[MATERIAL TO PROCESS]

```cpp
int convert_part(spiral_gpu_server* S, uint32_t what, hipStream_t st, bool mark_split, const Lanes& lanes) {
    const spiral_gpu_params& p = S->p;
    const spiral_gpu_shape& s = S->s;
    const uint32_t ps = S->pos_stride, ngs = p.nu2 * s.ell;
    if (ngs == 0) what &= ~CONV_GSW;
    if (what & CONV_S2M) S->have_records = true;
    const uint32_t n1 = (what & CONV_S2M) ? S->dim0_shard : 0, n2 = (what & CONV_GSW) ? 2 * ngs : 0;
    const IndexMap map1{1, 2 * ps, 2 * (S->j0 * ps + S->pos_first)};
    const IndexMap map2{2, 2 * ps, 2 * S->pos_rest};
    uint64_t* raw = n1 ? S->cv_raw.p : S->gs_raw_p;
    launch_job(S->tb, lift_job(S->cv.p, raw, n1 + n2, {.src_map = n1 ? map1 : map2, .split = (n1 && n2) ? n1 : 0, .src_map2 = map2, .lanes = lanes}), st);
    launch_job(S->tb, gadget_digits_job(raw, n1 ? S->cv_g.p : S->gs_chat_p, n1 + n2, p.t_conv, 2 * p.t_conv, lanes), st);
    Scal2MatParams sp{};
    sp.w = S->w.p;
    sp.g = S->cv_g.p;
    sp.cv = S->cv.p;
    sp.cv_pos = IndexMap{1, ps, S->j0 * ps + S->pos_first};
    sp.out = S->keep_cts ? S->cts_keep.p : nullptr;
    sp.qs = (uint32_t*)S->qs.p;
    sp.t_conv = p.t_conv;
    sp.count = S->dim0_shard;
    sp.jm_total = 2 * S->dim0_shard;
    sp.j_base = 0;
    sp.lanes = lanes;
    GswParams gp{};
    gp.w = S->w.p;
    gp.v = S->v.p;
    gp.chat = S->gs_chat_p;
    gp.cv = S->cv.p;
    gp.cv_pos = IndexMap{1, ps, S->pos_rest};
    gp.gsw = S->key.p;
    gp.t_conv = p.t_conv;
    gp.ell = s.ell;
    gp.dims = p.nu2;
    gp.key = nullptr;
    gp.lanes = lanes;
    if (what == CONV_BOTH && !mark_split) {
        launch_convert_products(sp, gp, st);
        return 0;
    }
    if (what & CONV_S2M) launch_scal2mat(sp, st);
    if (mark_split) HIP_OK(hipEventRecord(S->ev[7], st));
    if (what & CONV_GSW) launch_regev_to_gsw(gp, st);
    return 0;
}

int expand_convert(spiral_gpu_server* S) {
    if (expand_lanes(S, Lanes{})) return -1;
    return convert_part(S, CONV_BOTH, S->stream, !S->use_graphs);
}

int finish_lanes(spiral_gpu_server* S, const Lanes& lanes) {
    launch_rescale2(S->raw.p, S->resp.p, 2 * kN, 6 * kN, kQ, S->s.qprime, 4 * S->p.p_db, S->stream, lanes);
    return 0;
}
int run_fold_rounds(spiral_gpu_server* S, const FoldJob& job) {
    const spiral_gpu_shape& s = S->s;
    const Lanes& lanes = job.lanes;
    S->raw_from_acc = false;
    uint32_t np = job.np0;
    const uint64_t *src_pk = job.src_pk, *raw_addend = job.raw_addend;
    bool pre_reduce = job.pre_reduce;
    auto lift = [&](uint32_t npolys) {
        launch_job(S->tb, lift_job(src_pk, S->raw.p, npolys, {.pre_reduce = pre_reduce, .lanes = lanes}), S->stream);
        src_pk = nullptr;
    };
    auto digits = [&](FwdLoad ld, uint32_t n_src, uint32_t mac_terms) {
        launch_job(S->tb, fold_digits_job(ld, S->raw.p, S->fold_d.p, n_src, s.ell, np, mac_terms, lanes), S->stream);
    };
    uint64_t* out_pk = S->fold_c.p;
    for (uint32_t d = job.d0; d < job.d0 + job.rounds; d++) {
        np /= 2;
// ... 555 lines not shown
}

int spiral_gpu_server_run_pre(spiral_gpu_server* S) {
    if (enter(S)) return -1;
    if (!S->have_query || !S->have_pp) return fail("query and public parameters must be set first");
    const spiral_gpu_params& p = S->p;
    auto half = [&](uint32_t parity, hipStream_t st, uint64_t* raw, uint64_t* g) {
        ExpandWork wk{raw, g};
        run_expand(S->tb, S->cv.p, S->s.g, p.t_exp, S->w_left.p, p.t_exp_right, S->w_right.p, S->s.ell * p.nu2, S->s.stopround, wk, st, S->query.p, 0, 0xffffffffu,
                   ExpandShard{}, parity);
    };
    if (S->overlap) {
        if (srv_join_side(S)) return -1;
        HIP_OK(hipEventRecord(S->ev_fork, S->stream));
        HIP_OK(hipStreamWaitEvent(S->side_stream, S->ev_fork, 0));
        if (run_graph(S, G_PRE_SIDE, S->side_stream, {}, [&]() {
                half(2u, S->side_stream, S->ex_raw2.p, S->ex_g2.p);
                return convert_part(S, CONV_GSW, S->side_stream);
            }))
            return -1;
        HIP_OK(hipEventRecord(S->ev_join, S->side_stream));
        S->side_pending = true;
    }
    if (int rc = run_graph(S, G_PRE, S->stream, {}, [&]() {
            if (!S->overlap) return expand_convert(S);
            half(1u, S->stream, S->ex_raw.p, S->ex_g.p);
            return convert_part(S, CONV_S2M, S->stream);
        }))
        return rc;
    S->have_records = true;
    return 0;
}

int spiral_gpu_server_run_query(spiral_gpu_server* S) {
    if (enter(S)) return -1;
    if (refuse_column(S, "run_query")) return -1;
    if (!S->have_query || !S->have_pp) return fail("query and public parameters must be set first");
    if (!S->img->loaded) return fail("no database loaded");
    if (S->overlap) {
        if (spiral_gpu_server_run_pre(S)) return -1;
        if (spiral_gpu_server_first_dim(S)) return -1;
        return spiral_gpu_server_run_post(S, 0);
    }
    if (srv_join_side(S)) return -1;
    if (int rc = run_graph(S, G_QUERY, S->stream, {}, [&]() {
            if (expand_convert(S)) return -1;
            if (spiral_gpu_server_first_dim(S)) return -1;
            return run_fold_rounds(S, {.np0 = S->s.num_per, .rounds = S->p.nu2, .src_pk = S->acc, .finish = true});
        }))
        return rc;
    mark_swept(&S, 1);
    return 0;
}

int spiral_gpu_server_fold_local(spiral_gpu_server* S, const void* acc_chunk, void* out_ct) {
    if (!S || !acc_chunk || !out_ct) return fail("null argument");
    if (refuse_column(S, "fold_local")) return -1;
    HIP_OK(hipSetDevice(S->device));
    const uint32_t L = S->s.num_per >> S->fold_g_log;
    if (srv_join_side(S)) return -1;
    if (int rc = run_graph(S, G_FOLD_LOCAL, S->stream, {word(acc_chunk), word(out_ct)}, [&]() {
            if (run_fold_rounds(S, {.np0 = L, .rounds = S->p.nu2 - S->fold_g_log, .src_pk = (const uint64_t*)acc_chunk, .pre_reduce = true})) return -1;
            HIP_OK(hipMemcpyAsync(out_ct, S->raw.p, 6 * kPolyBytes, hipMemcpyDeviceToDevice, S->stream));
            return 0;
        }))
        return rc;
    S->raw_from_acc = false;
    return 0;
}

int spiral_gpu_server_fold_root(spiral_gpu_server* S, const void* gathered_cts) {
    if (!S || !gathered_cts) return fail("null argument");
    HIP_OK(hipSetDevice(S->device));
    const uint32_t G = 1u << S->fold_g_log;
    if (srv_join_side(S)) return -1;
    if (int rc = run_graph(S, G_FOLD_ROOT, S->stream, {word(gathered_cts)}, [&]() {
            HIP_OK(hipMemcpyAsync(S->raw.p, gathered_cts, (size_t)G * 6 * kPolyBytes, hipMemcpyDeviceToDevice, S->stream));
            return run_fold_rounds(S, {.np0 = G, .d0 = S->p.nu2 - S->fold_g_log, .rounds = S->fold_g_log, .finish = true});
        }))
        return rc;
    S->raw_from_acc = false;
    return 0;
}

int spiral_gpu_server_run_pre_sweep(spiral_gpu_server* S) {
    if (enter(S)) return -1;
    if (refuse_column(S, "run_pre_sweep")) return -1;
    if (!S->have_query || !S->have_pp) return fail("query and public parameters must be set first");
    if (!S->img->loaded) return fail("no database loaded");
    if (S->overlap) {
        if (spiral_gpu_server_run_pre(S)) return -1;
        return spiral_gpu_server_first_dim(S);
    }
    if (int rc = run_graph(S, G_PRE_SWEEP, S->stream, {}, [&]() {
            if (expand_convert(S)) return -1;
            return spiral_gpu_server_first_dim(S);
        }))
        return rc;
    mark_swept(&S, 1);
    return 0;
}

int spiral_gpu_server_run_expand_pack(spiral_gpu_server* S, void* bits_out) {
    if (!S || !bits_out) return fail("null argument");
    if (refuse_column(S, "run_expand_pack")) return -1;
    HIP_OK(hipSetDevice(S->device));
    if (!S->have_query || !S->have_pp) return fail("query and public parameters must be set first");
    return run_graph(S, G_EXPAND_PACK, S->stream, {word(bits_out)}, [&]() {
        if (expand_lanes(S, Lanes{})) return -1;
        return spiral_gpu_server_gsw_bits_pack(S, bits_out);
    });
}

int spiral_gpu_server_run_unpack_convert_sweep(spiral_gpu_server* S, const void* gathered) {
    if (!S || !gathered) return fail("null argument");
    if (refuse_column(S, "run_unpack_convert_sweep")) return -1;
    HIP_OK(hipSetDevice(S->device));
    if (!S->img->loaded) return fail("no database loaded");
    if (int rc = run_graph(S, G_UNPACK_CONVERT_SWEEP, S->stream, {word(gathered)}, [&]() {
            if (spiral_gpu_server_gsw_bits_unpack(S, gathered)) return -1;
            if (convert_part(S, CONV_BOTH, S->stream, !S->use_graphs)) return -1;
// ... 216 lines not shown
```

### spiral_amd/csrc/server_lanes.cpp

```cpp
#include "server_state.h"

namespace {

int check_lanes(spiral_gpu_server* const* servers, uint32_t n, const char* what, uint32_t needs, Lanes* lanes) {
    const bool whole = !(needs & SWEEP_ONLY), sharded = needs & SHARDED, moves = needs & MOVES_DATA;
    const bool column_ok = needs & (COLUMN_SHARDS | COLUMN_ONLY | MOVES_DATA | GIVES_KEYS | SWEEP_ONLY);
    return check_lane_list(servers, n, what, needs, lanes, [&](uint32_t b) {
        const spiral_gpu_server *S = servers[0], *L = servers[b];
        if (L->col.on && !column_ok) return refuse_column(L, what);
        if ((needs & COLUMN_ONLY) && !L->col.on) return fail("%s: server %u is not a column shard (create_column_shard)", what, b);
        if (!(L->col == S->col))
            return fail("%s: server %u is %s, server 0 %s: the lanes of a call are column shards of one rank and rank count, or none is", what, b,
                        L->col.on ? "a column shard of another rank or rank count" : "no column shard", S->col.on ? "is a column shard" : "is none");
        if (whole && (((needs & NEED_QUERY) && !L->have_query) || (!L->have_pp && !(needs & (GIVES_KEYS | MOVES_DATA))))) return fail("%s: server %u needs its query and public parameters set first", what, b);
        if ((needs & NEED_DB) && !L->img->loaded) return fail("%s: server %u has no database", what, b);
        if ((needs & NEED_RECORDS) && !L->have_records) return fail("%s: server %u has not converted its query (run_pre first)", what, b);
        if (L->device != S->device || L->dim0_shard != S->dim0_shard || L->s.num_per != S->s.num_per ||
            (whole && (memcmp(&L->p, &S->p, sizeof(S->p)) != 0 || L->j0 != S->j0 || L->j1 != S->j1)))
            return fail("%s: server %u differs from server 0 in parameters, device or shard", what, b);
        if ((sharded || !whole) && L->fold_g_log != S->fold_g_log)
            return fail("%s: server %u has %u fold ranks, server 0 has %u", what, b, 1u << L->fold_g_log, 1u << S->fold_g_log);
        if (sharded && (L->ex_shard.g_log != S->ex_shard.g_log || L->ex_shard.rank != S->ex_shard.rank))
            return fail("%s: server %u has another expansion shard than server 0", what, b);
        if (whole && !sharded && !moves && (L->acc != L->acc_own.p || (L->fold_g_log && !L->col.on) || L->ex_shard.g_log))
// ... 347 lines not shown
            if (sweep_image(S->img, limbs, qs, acc, n, 0, S->stream)) return -1;
            return run_fold_rounds(S, {.np0 = S->s.num_per, .rounds = S->p.nu2, .src_pk = S->acc, .finish = true, .lanes = lanes});
        });
    if (!rc) mark_swept(servers, n);
    return rc;
}

int spiral_gpu_server_run_query_instances(spiral_gpu_server* S, spiral_gpu_server* const* instances, uint32_t n, int pre, void* responses, void* finals) {
    if (!S || !instances || n == 0 || !responses) return fail("null argument");
    Lanes one;
    if (check_lanes(&S, 1, "run_query_instances", NEED_QUERY | (pre ? 0 : NEED_RECORDS), &one)) return -1;
    if (check_instances(S, instances, n, "run_query_instances")) return -1;
    std::vector<uint64_t> key{word(responses), word(finals), pre != 0};
    key_instances(&key, instances, n, nullptr);
    if (srv_join_side(S)) return -1;
    ItemOut o;
    o.resp = (uint64_t*)responses;
    o.fin = (uint64_t*)finals;
    o.via_resp = true;
    auto body = [&]() {
        if (pre && expand_convert(S)) return -1;
        return item_rounds(&S, Lanes{}, instances, nullptr, n, o);
    };
    if (int rc = run_graph(S, G_INSTANCES, S->stream, key, body)) return rc;
    if (pre)
        mark_swept(&S, 1);
    else
        mark_raw_stale(&S, 1);
    return 0;
}

int spiral_gpu_server_answer_instances(spiral_gpu_server* S, spiral_gpu_server* const* instances, uint32_t n, const uint64_t* query, uint64_t* responses,
                                       uint64_t* finals, double* total_us) {
    if (!S || !instances || n == 0 || !query || !responses) return fail("null argument");
    if (refuse_column(S, "answer_instances")) return -1;
    HIP_OK(hipSetDevice(S->device));
    if (spiral_gpu_server_set_query(S, query)) return -1;
    const size_t bytes = (size_t)n * 6 * kPolyBytes;
    return answer_on_host(S, {responses, bytes}, {finals, bytes}, total_us,
                          [&](void* d_resp, void* d_fin) { return spiral_gpu_server_run_query_instances(S, instances, n, 1, d_resp, d_fin); });
}
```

[/MATERIAL TO PROCESS]

YOUR TASK:
Lines of the data that include the string "hipMemcpyAsync" are to be counted; report the total by itself.

REPLY TO THE TASK:
2